Estimated time: ~45 min read · ~120 min hands-on Prerequisites: Part 06 ch.05 — PDBs + SLOs this chapter exercises · Part 06 ch.01 — metrics that prove steady-state · Part 07 ch.03 — CI/CD gate this chapter plugs chaos into You'll know after this: • articulate the steady-state hypothesis → bounded blast-radius → inject → observe → abort/learn loop · • author Chaos Mesh experiments (pod-kill / network-latency / IO fault / stress) with scoping + duration · • prove a PDB holds and an SLO is preserved under pod-kill chaos · • gate a release on chaos pass/fail in a CI/CD pipeline · • design a game-day plan that ratchets blast radius safely

Why this exists

Part 06 ch.05 built the reliability machinery — PodDisruptionBudgets, replicas + spread, graceful shutdown, an SLO + error budget — and ended on the precise sentence this chapter cashes: "budget healthy → you have room for aggressive delivery and chaos testing of the disruption path." It also said an untested PDB is a latent incident. Every resilience control in this guide — the catalog PDB (Part 06 ch.05), the HPA (Part 06 ch.04), timeouts/retries (ch.04), graceful shutdown (Part 01 ch.02) — is a hypothesis until something actually takes a Pod away, slows the network, or burns CPU and you observe the system survive. Chaos engineering is how you turn "should be resilient" into "is resilient, verified".

The discipline exists because the alternative — discovering whether your resilience works during a real incident — is the most expensive possible time to find out. Crucially, chaos engineering is not "randomly break things":

  1. It starts from a steady-state hypothesis. A measurable claim about normal behaviour ("catalog 5xx ratio stays under the SLO; the storefront stays up") that you expect to still hold under the fault.
  2. It bounds the blast radius. One Pod, one edge, 60 seconds — the smallest fault that tests the hypothesis, with an explicit abort condition, then climb the ladder.
  3. It observes against the SLO, learns, and automates — chaos becomes a repeatable game day and eventually a CI/CD gate, run (eventually) in production where the real failure modes live.
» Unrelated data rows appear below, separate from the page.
constexpr int kDetSetMax = 4;
struct DetMarchEntry {
    const float* ls;
    float *lx, *ly, *ldet, *lxx, *lyy, *lxy;
    int w, h;
    MarchGrid g;
    unsigned level;
    int xlo, xhi, ylo, yhi;
    int first;
};
struct DetMarchSet {
    DetMarchEntry e[kDetSetMax];
};
#if defined(__HIP_DEVICE_COMPILE__)
#define AKZ_UNIFORM(x) __builtin_amdgcn_readfirstlane(x)
#else
#define AKZ_UNIFORM(x) (x)
#endif
__host__ __device__ __forceinline__ bool det_set_cell(const DetMarchSet& set, int wg, int nwg, DetMarchEntry* E, int* entry, int* img,
                                                      int* band, int* strip) {
#if AKZ_MARCH_XCD
    const int xcd = wg & 7, j = wg >> 3;
    (void)nwg;
// ... 351 lines not shown
    const int cell = march_cell();
    if (cell >= g.total) return;
    const int img = __builtin_amdgcn_readfirstlane(cell / per);
    const int rem = cell - img * per;
    const int band = __builtin_amdgcn_readfirstlane(rem / g.nstrips), strip = rem - band * g.nstrips;
    int cs, ce;
    level_band_rows(g, band, h, &cs, &ce);
    if (cs >= ce) return;
    const int lt0 = cs == 1 ? 0 : cs, lt1 = ce == h - 1 ? h : ce;

    const int X0 = strip * USE - HALO;
    const int p0 = (2 * tid + HALO) & (MW - 1);
    const bool inner = p0 >= HALO && p0 < MW - HALO;
    const Cols C = make_cols(X0 + p0, inner, w);
    const int i0 = PAD + clampi(clampi(C.x0, 1, w - 2) - X0, 0, MW - 1) - 1;
    const int i1 = PAD + clampi(clampi(C.x0 + 1, 1, w - 2) - X0, 0, MW - 1) - 1;
    const int wi = PAD + p0;
    const bool edge_h = __ballot(i0 != wi - 1 || i1 != wi) != 0ull;
    const bool hxn0 = C.x0 > 0, hxp0 = C.x0 + 1 < w, hxn1 = C.x0 + 1 > 0, hxp1 = C.x0 + 2 < w;
    const bool edge_col = __ballot(!(hxn0 && hxp0 && hxn1 && hxp1)) != 0ull;

    const size_t base = (size_t)img * (size_t)w * (size_t)h;
    const __amdgpu_buffer_rsrc_t in = HALF ? plane_rsrc(prev + (size_t)img * (size_t)pw * (size_t)ph, pw, ph) : plane_rsrc(prev + base, w, h);
    const __amdgpu_buffer_rsrc_t o_ls[1] = {plane_rsrc(lsmooth_out + base, w, h)};
    const __amdgpu_buffer_rsrc_t o_lf[1] = {plane_rsrc(lflow_out + base, w, h)};
    __amdgpu_buffer_rsrc_t o_lt[KEEPSTEP ? 2 : 1];
    o_lt[0] = plane_rsrc(lt_out + base, w, h);
    if (KEEPSTEP) o_lt[1] = plane_rsrc(lstep_out + base, w, h);
    const __amdgpu_buffer_rsrc_t(&o_ltc)[KEEPSTEP ? 2 : 1] = o_lt;
    const double kc = octave_contrast(d_k[img], k_pow);
    const double inverse_k = 1.0 / (kc * kc);

    const int v0 = lt0 - N - 2;
    const int T = (lt1 - lt0) + 2 * N + 6;
    struct Fed {
        f2 v;
        u4m top, bot;
    };
    auto feed = [&](int t) -> Fed {
        Fed f;
        const unsigned row = (unsigned)clampi(v0 + min(t, T - 1), 0, h - 1);
        if constexpr (HALF) {
            const unsigned ro = 2u * row * ((unsigned)pw * 4u);
            f.top = __builtin_amdgcn_raw_buffer_load_b128(in, (int)(2u * C.vo_ld), (int)ro, 0);
            f.bot = __builtin_amdgcn_raw_buffer_load_b128(in, (int)(2u * C.vo_ld), (int)(ro + (unsigned)pw * 4u), 0);
        } else {
            f.v = load_pair<ODDW>(in, row * ((unsigned)w * 4u), C);
        }
        return f;
    };
    auto pair_of = [&](const Fed& f) -> f2 {
        if constexpr (HALF) {
            float a = 0.0f, b = 0.0f;
            a = a + __uint_as_float(f.top.x); a = a + __uint_as_float(f.bot.x); a = a + __uint_as_float(f.top.y); a = a + __uint_as_float(f.bot.y);
            b = b + __uint_as_float(f.top.z); b = b + __uint_as_float(f.bot.z); b = b + __uint_as_float(f.top.w); b = b + __uint_as_float(f.bot.w);
            return f2{a / 4.0f, b / 4.0f};
        } else {
            return f.v;
        }
    };
    Fed q[4];
#pragma unroll
    for (int i = 0; i < PF; ++i) q[i] = feed(i);
    const f2 zero = {0.0f, 0.0f};
    f2 LP[8], CR[8];
    f2 GH[4], HM[4], HO[4];
    f2 SXW[4], SXE[4];
    f2 W[N > 1 ? N - 1 : 1][4];
#pragma unroll
    for (int i = 0; i < 8; ++i) LP[i] = CR[i] = zero;
#pragma unroll
    for (int i = 0; i < 4; ++i) {
        GH[i] = HM[i] = HO[i] = SXW[i] = SXE[i] = zero;
#pragma unroll
        for (int j = 0; j < (N > 1 ? N - 1 : 1); ++j) W[j][i] = zero;
    }
    f2 ls_c = zero, lf_c = zero, gh_c = zero;

    auto rows = [&](auto mid_tag) {
    constexpr bool MID = decltype(mid_tag)::value;
    for (int t0 = 0; t0 < T; t0 += 8) {
#pragma unroll
        for (int k = 0; k < 8; ++k) {
            const int t = t0 + k;
            {
                const int v = v0 + t;
                q[(k + PF) & 3] = feed(t + PF);
                float* const buf = &s_row[t & 1][0][0];
                LP[k & 7] = fix_pair(pair_of(q[k & 3]), C);
                *reinterpret_cast<f2*>(buf + 0 * ROW + wi) = LP[k & 7];
                *reinterpret_cast<f2*>(buf + 1 * ROW + wi) = ls_c;
                *reinterpret_cast<f2*>(buf + 2 * ROW + wi) = CR[(k - 5) & 7];
                *reinterpret_cast<f2*>(buf + 3 * ROW + wi) = LP[(k - 5) & 7];
#pragma unroll
                for (int s = 2; s <= N; ++s) *reinterpret_cast<f2*>(buf + (2 + s) * ROW + wi) = W[s - 2][(k - 1) & 3];
                __syncthreads();
                f2 gh = gh_c;
                if (MID || v <= h - 2) {
                    f2 a, b, c;
                    if (!rare(edge_h)) {
                        a = lds2(buf + wi - 1); b = LP[k & 7]; c = lds2(buf + wi + 1);
                    } else {
                        const float* r0 = buf + i0;
                        const float* r1 = buf + i1;
                        a = f2{r0[0], r1[0]}; b = f2{r0[1], r1[1]}; c = f2{r0[2], r1[2]};
                    }
                    gh = tap3(a, b, c, g0, g1, g2);
                }
                gh_c = gh;
                GH[k & 3] = gh;
                if (!MID && rare(v == 1)) GH[(k - 1) & 3] = gh;
                const int u = v - 1;
                f2 ls_n = ls_c;
                if (MID || u <= h - 2) ls_n = tap3(GH[(k - 2) & 3], GH[(k - 1) & 3], GH[k & 3], g0, g1, g2);
                {
                    const f2 o[1] = {ls_n};
                    if (MID) store_rows<1, ODDW>(o_ls, u, w, u >= cs && u < ce, C, o);
                    else store_filled<1, 1, ODDW>(o_ls, C, w, h, u, u >= cs && u < ce, o);
                }
                {
                    f2 a, b, c;
                    if (!rare(edge_h)) {
                        a = lds2(buf + ROW + wi - 1); b = ls_c; c = lds2(buf + ROW + wi + 1);
                    } else {
                        const float* r0 = buf + ROW + i0;
                        const float* r1 = buf + ROW + i1;
                        a = f2{r0[0], r1[0]}; b = f2{r0[1], r1[1]}; c = f2{r0[2], r1[2]};
                    }
                    HM[k & 3] = tap_main(a, b, c, kn, kwn);
                    HO[k & 3] = tap_off(a, c);
                }
                if (!MID && rare(u - 1 == 1)) {
                    HM[(k - 1) & 3] = HM[k & 3];
                    HO[(k - 1) & 3] = HO[k & 3];
                }
                const int c = v - 3;
                f2 lf_n = lf_c;
                if (MID || c <= h - 2) {
                    const f2 lx1 = tap_off(HM[(k - 2) & 3], HM[k & 3]);
                    const f2 ly1 = tap_main(HO[(k - 2) & 3], HO[(k - 1) & 3], HO[k & 3], kn, kwn);
                    lf_n = f2{pm_g2_px(lx1.x, ly1.x, inverse_k), pm_g2_px(lx1.y, ly1.y, inverse_k)};
                }
                CR[(k - 3) & 7] = lf_n;
                if (!MID && rare(c == 1)) CR[(k - 4) & 7] = lf_n;
                {
                    const f2 o[1] = {lf_n};
                    if (MID) store_rows<1, ODDW>(o_lf, c, w, c >= cs && c < ce, C, o);
                    else store_filled<1, 1, ODDW>(o_lf, C, w, h, c, c >= cs && c < ce, o);
                }
                {
                    const float* cr = buf + 2 * ROW + wi;
                    const f2 cc = CR[(k - 5) & 7];
                    SXW[k & 3] = lds2(cr - 1) + cc;
                    SXE[k & 3] = cc + lds2(cr + 1);
                }
                f2 lnew = zero, st = zero;
#pragma unroll
                for (int s = 1; s <= N; ++s) {
                    const int r = v - 4 - s;
                    f2 Lm, Lc, Lp;
                    if (s == 1) {
                        Lm = LP[(k - 6) & 7]; Lc = LP[(k - 5) & 7]; Lp = LP[(k - 4) & 7];
                    } else {
                        W[s - 2][k & 3] = lnew;
                        Lm = W[s - 2][(k - 2) & 3]; Lc = W[s - 2][(k - 1) & 3]; Lp = lnew;
                    }
                    const float* lr = buf + (2 + s) * ROW + wi;
                    const f2 Lw = lds2(lr - 1), Le = lds2(lr + 1);
                    const f2 cN = CR[(k - 5 - s) & 7], cC = CR[(k - 4 - s) & 7], cS = CR[(k - 3 - s) & 7];
                    const f2 SU = cN + cC, SV = cC + cS;
                    const f2 XFW = SXW[(k - (s - 1)) & 3] * (Lc - Lw);
                    const f2 XFE = SXE[(k - (s - 1)) & 3] * (Le - Lc);
                    f2 tx;
                    if (!edge_col) {
                        tx = XFE - XFW;
                    } else {
                        tx.x = hxp0 ? (hxn0 ? XFE.x - XFW.x : XFE.x) : -XFW.x;
                        tx.y = hxp1 ? (hxn1 ? XFE.y - XFW.y : XFE.y) : -XFW.y;
                    }
                    f2 tt;
                    if (MID || r + 1 < h) {
                        tt = tx + SV * (Lp - Lc);
                        if (MID || r > 0) tt = tt - SU * (Lc - Lm);
                    } else {
                        tt = tx + SU * (Lm - Lc);
                    }
                    st = ht.half_tau[s - 1] * tt;
                    lnew = Lc + st;
                }
                {
                    const int r = v - 4 - N;
                    {
                        f2 o[KEEPSTEP ? 2 : 1];
                        o[0] = lnew;
                        if constexpr (KEEPSTEP) o[1] = st;
                        const f2(&oc)[KEEPSTEP ? 2 : 1] = o;
                        store_rows<KEEPSTEP ? 2 : 1, ODDW>(o_ltc, r, w, r >= lt0 && r < lt1, C, oc);
                    }
                }
                ls_c = ls_n;
                lf_c = lf_n;
            }
        }
    }
    };
    const int v_last = v0 + ((T + 7) & ~7) - 1;
    if (v0 >= N + 5 && v_last <= h - 2) rows(std::true_type{});
    else rows(std::false_type{});
}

The Bookstore is the perfect subject because Part 06 already gave it the things to test: a catalog PDB (minAvailable: 2 of 3), a catalog HPA, and a catalog SLO (CatalogHighErrorRate/CatalogHighLatencyP95 in raw-manifests/81-prometheusrule.yaml). The reference is the principles of chaos engineering, Production Kubernetes ch.14 (Application Considerations), and the Google SRE Workbook.

Mental model

Chaos engineering is the scientific method applied to resilience: form a hypothesis about steady state, inject the smallest fault that could disprove it, observe against your SLO, and either learn (you found a weakness) or gain confidence (it held) — then make it routine.
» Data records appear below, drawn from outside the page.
__device__ __forceinline__ void wa_ld4(const float* base, int64_t elem, bool in16, float (&o)[4]) {
    if (in16) {
        typedef unsigned u32x2_ __attribute__((ext_vector_type(2)));
        const u32x2_ r = *reinterpret_cast<const u32x2_*>(reinterpret_cast<const uint16_t*>(base) + elem);
        o[0] = __uint_as_float(r[0] << 16); o[1] = __uint_as_float(r[0] & 0xffff0000u); o[2] = __uint_as_float(r[1] << 16); o[3] = __uint_as_float(r[1] & 0xffff0000u);
    } else {
        const float4 r = *reinterpret_cast<const float4*>(base + elem);
        o[0] = r.x; o[1] = r.y; o[2] = r.z; o[3] = r.w;
    }
}
template <bool IN16>
__global__ __launch_bounds__(256) void window_attention_mfma_kernel(const float* __restrict__ qkv, float* __restrict__ out,
                                                                    int C, int nH, const float* __restrict__ bias_exp,
                                                                    const float* __restrict__ mask, int nW,
                                                                    int64_t n_tiles, i32x4* __restrict__ out_apb) {
    __shared__ __attribute__((aligned(16))) float Vs[4][64 * 24];
    const int lane = threadIdx.x & 63, wave = threadIdx.x >> 6;
    const int64_t tile = (int64_t)blockIdx.x * 4 + wave;
    const bool active = tile < n_tiles;
    const int64_t win = active ? tile / nH : 0;
    const int hd = active ? (int)(tile % nH) : 0;
    const int h = lane >> 5, ml = lane & 31;
    const float scale = 0.20412414523193150818f;
    float kf[2][12], qf[2][12];
#pragma unroll
    for (int t = 0; t < 2; ++t) {
        const int64_t row = (win * 64 + t * 32 + ml) * (3 * C) + hd * 24 + 12 * h;
#pragma unroll
        for (int v = 0; v < 3; ++v) {
            float q4[4], k4[4];
            wa_ld4(qkv, row + v * 4, IN16, q4);
            wa_ld4(qkv, row + C + v * 4, IN16, k4);
#pragma unroll
            for (int j = 0; j < 4; ++j) { qf[t][4 * v + j] = q4[j] * scale; kf[t][4 * v + j] = k4[j]; }
        }
    }
    {
        const int64_t vrow = (win * 64 + lane) * (3 * C) + 2 * C + hd * 24;
#pragma unroll
        for (int v = 0; v < 6; ++v) {
            float v4[4];
            wa_ld4(qkv, vrow + v * 4, IN16, v4);
            *reinterpret_cast<float4*>(&Vs[wave][lane * 24 + v * 4]) = make_float4(v4[0], v4[1], v4[2], v4[3]);
        }
    }
    f32x16 S[2][2];
#pragma unroll
    for (int kt = 0; kt < 2; ++kt)
#pragma unroll
        for (int qt = 0; qt < 2; ++qt) {
#pragma unroll
            for (int r = 0; r < 16; ++r) S[kt][qt][r] = 0.f;
#pragma unroll
            for (int s_ = 0; s_ < 12; ++s_) S[kt][qt] = __builtin_amdgcn_mfma_f32_32x32x2f32(kf[kt][s_], qf[qt][s_], S[kt][qt], 0, 0, 0);
        }
    float inv[2];
#pragma unroll
    for (int qt = 0; qt < 2; ++qt) {
        const int qi = qt * 32 + ml;
        const float* brow = bias_exp + ((int64_t)hd * 64 + qi) * 64;
        const float* mrow = mask ? mask + ((win % nW) * 64 + qi) * 64 : nullptr;
        float mx = -INFINITY;
#pragma unroll
        for (int kt = 0; kt < 2; ++kt)
#pragma unroll
            for (int g4 = 0; g4 < 4; ++g4) {
                const int k0 = kt * 32 + 8 * g4 + 4 * h;
                const float4 b4 = *reinterpret_cast<const float4*>(brow + k0);
                float add[4] = {b4.x, b4.y, b4.z, b4.w};
                if (mrow) {
                    const float4 m4 = *reinterpret_cast<const float4*>(mrow + k0);
                    S[kt][qt][4 * g4 + 0] = (S[kt][qt][4 * g4 + 0] + add[0]) + m4.x;
                    S[kt][qt][4 * g4 + 1] = (S[kt][qt][4 * g4 + 1] + add[1]) + m4.y;
                    S[kt][qt][4 * g4 + 2] = (S[kt][qt][4 * g4 + 2] + add[2]) + m4.z;
                    S[kt][qt][4 * g4 + 3] = (S[kt][qt][4 * g4 + 3] + add[3]) + m4.w;
                } else {
#pragma unroll
                    for (int j = 0; j < 4; ++j) S[kt][qt][4 * g4 + j] += add[j];
                }
#pragma unroll
                for (int j = 0; j < 4; ++j) mx = fmaxf(mx, S[kt][qt][4 * g4 + j]);
            }
        mx = half_max(mx);
        float sum = 0.f;
#pragma unroll
        for (int kt = 0; kt < 2; ++kt)
#pragma unroll
            for (int r = 0; r < 16; ++r) {
                const float pv = __builtin_amdgcn_exp2f((S[kt][qt][r] - mx) * 1.44269504088896340736f);
                S[kt][qt][r] = pv;
                sum += pv;
            }
        inv[qt] = 1.0f / half_sum(sum);
    }
    __syncthreads();
    f32x16 O[2];
#pragma unroll
    for (int qt = 0; qt < 2; ++qt)
#pragma unroll
        for (int r = 0; r < 16; ++r) O[qt][r] = 0.f;
    const float* Vc = Vs[wave];
#pragma unroll
    for (int kt = 0; kt < 2; ++kt)
#pragma unroll
        for (int r = 0; r < 16; ++r) {
            const int key = kt * 32 + (r & 3) + 8 * (r >> 2) + 4 * h;
            const float a = ml < 24 ? Vc[key * 24 + ml] : 0.f;
            O[0] = __builtin_amdgcn_mfma_f32_32x32x2f32(a, S[kt][0][r], O[0], 0, 0, 0);
            O[1] = __builtin_amdgcn_mfma_f32_32x32x2f32(a, S[kt][1][r], O[1], 0, 0, 0);
        }
    if (active && out_apb) {
        const int KT = C >> 4;
#pragma unroll
        for (int qt = 0; qt < 2; ++qt) {
            const int64_t m = win * 64 + qt * 32 + ml;
            float X[4], Y[4], Z[4], w[8];
#pragma unroll
            for (int j = 0; j < 4; ++j) { X[j] = O[qt][j] * inv[qt]; Y[j] = O[qt][4 + j] * inv[qt]; Z[j] = O[qt][8 + j] * inv[qt]; }
            apb_store_quads(out_apb, m, hd * 3, KT, X, Y, h);
#pragma unroll
            for (int j = 0; j < 4; ++j) {
                auto r = __builtin_amdgcn_permlane32_swap(__float_as_uint(Z[j]), __float_as_uint(Z[j]), false, false);
                w[j] = __uint_as_float(r[0]);
                w[4 + j] = __uint_as_float(r[1]);
            }
            if (h == 0) apb_store8(out_apb, m, hd * 3 + 2, KT, w);
        }
    } else if (active) {
#pragma unroll
        for (int qt = 0; qt < 2; ++qt) {
            float* dst = out + (win * 64 + qt * 32 + ml) * C + hd * 24;
#pragma unroll
            for (int g4 = 0; g4 < 3; ++g4) {
                const int d = 8 * g4 + 4 * h;
                *reinterpret_cast<float4*>(dst + d) = make_float4(O[qt][4 * g4] * inv[qt], O[qt][4 * g4 + 1] * inv[qt],
                                                                  O[qt][4 * g4 + 2] * inv[qt], O[qt][4 * g4 + 3] * inv[qt]);
            }
        }
    }
}
void launch_window_attention(const float* qkv, float* out, int M, int C, int nH, const float* bias_exp,
                             const float* mask, int nW, hipStream_t s, void* out_apb, bool qkv16) {
    const int64_t n_tiles = (int64_t)(M / 64) * nH;
    if (qkv16) {
        hipLaunchKernelGGL(window_attention_mfma_kernel<true>, dim3((unsigned)((n_tiles + 3) / 4)), dim3(256), 0, s, qkv, out, C, nH,
                           bias_exp, mask, nW, n_tiles, reinterpret_cast<i32x4*>(out_apb));
        return;
    }
    hipLaunchKernelGGL(window_attention_mfma_kernel<false>, dim3((unsigned)((n_tiles + 3) / 4)), dim3(256), 0, s, qkv, out, C, nH,
                       bias_exp, mask, nW, n_tiles, reinterpret_cast<i32x4*>(out_apb));
}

  • Steady-state hypothesis, not "what breaks?". You don't inject a fault to see what happens; you inject it to test a specific prediction ("the storefront stays up and catalog stays under its error SLO when one catalog replica dies"). A passing experiment is evidence the control works; a failing one is a weakness found in a controlled window instead of an incident.
  • Blast radius is a dial you turn up slowly. Start with the smallest scope (mode: one — one Pod), shortest duration, least-critical environment; widen (one → a fixed count → all; staging → prod; longer) only as confidence accrues. An abort condition (the real error budget burning — Part 06 ch.05) stops it immediately.
  • Experiments are typed CRDs with selectors + duration. Chaos Mesh models each fault as an object: PodChaos (pod-kill / pod-failure / container-kill), NetworkChaos (delay / loss / partition / corrupt), IOChaos (fault / delay on filesystem), StressChaos (CPU / memory), TimeChaos (clock skew), DNSChaos (resolution failure). A selector (namespace + label) picks the targets — must match the real workload labels — and mode + duration bound the scope and time.
  • Observe against the SLO, not vibes. The experiment's verdict is the Bookstore's existing telemetry: did CatalogHighErrorRate stay quiet, did p95 stay under threshold, did the PDB keep ≥2 catalog Pods Ready? The SLO is the hypothesis's pass/fail oracle (Part 06 ch.01/ch.05).
  • Automate it: game day → CI gate → prod. A one-off experiment proves a point once. A Workflow chains experiments into a repeatable game day; wired into delivery it becomes a gate (Part 07) — promote only if the system survived the fault set; ultimately run controlled chaos in production, where the real dependencies and failure modes are.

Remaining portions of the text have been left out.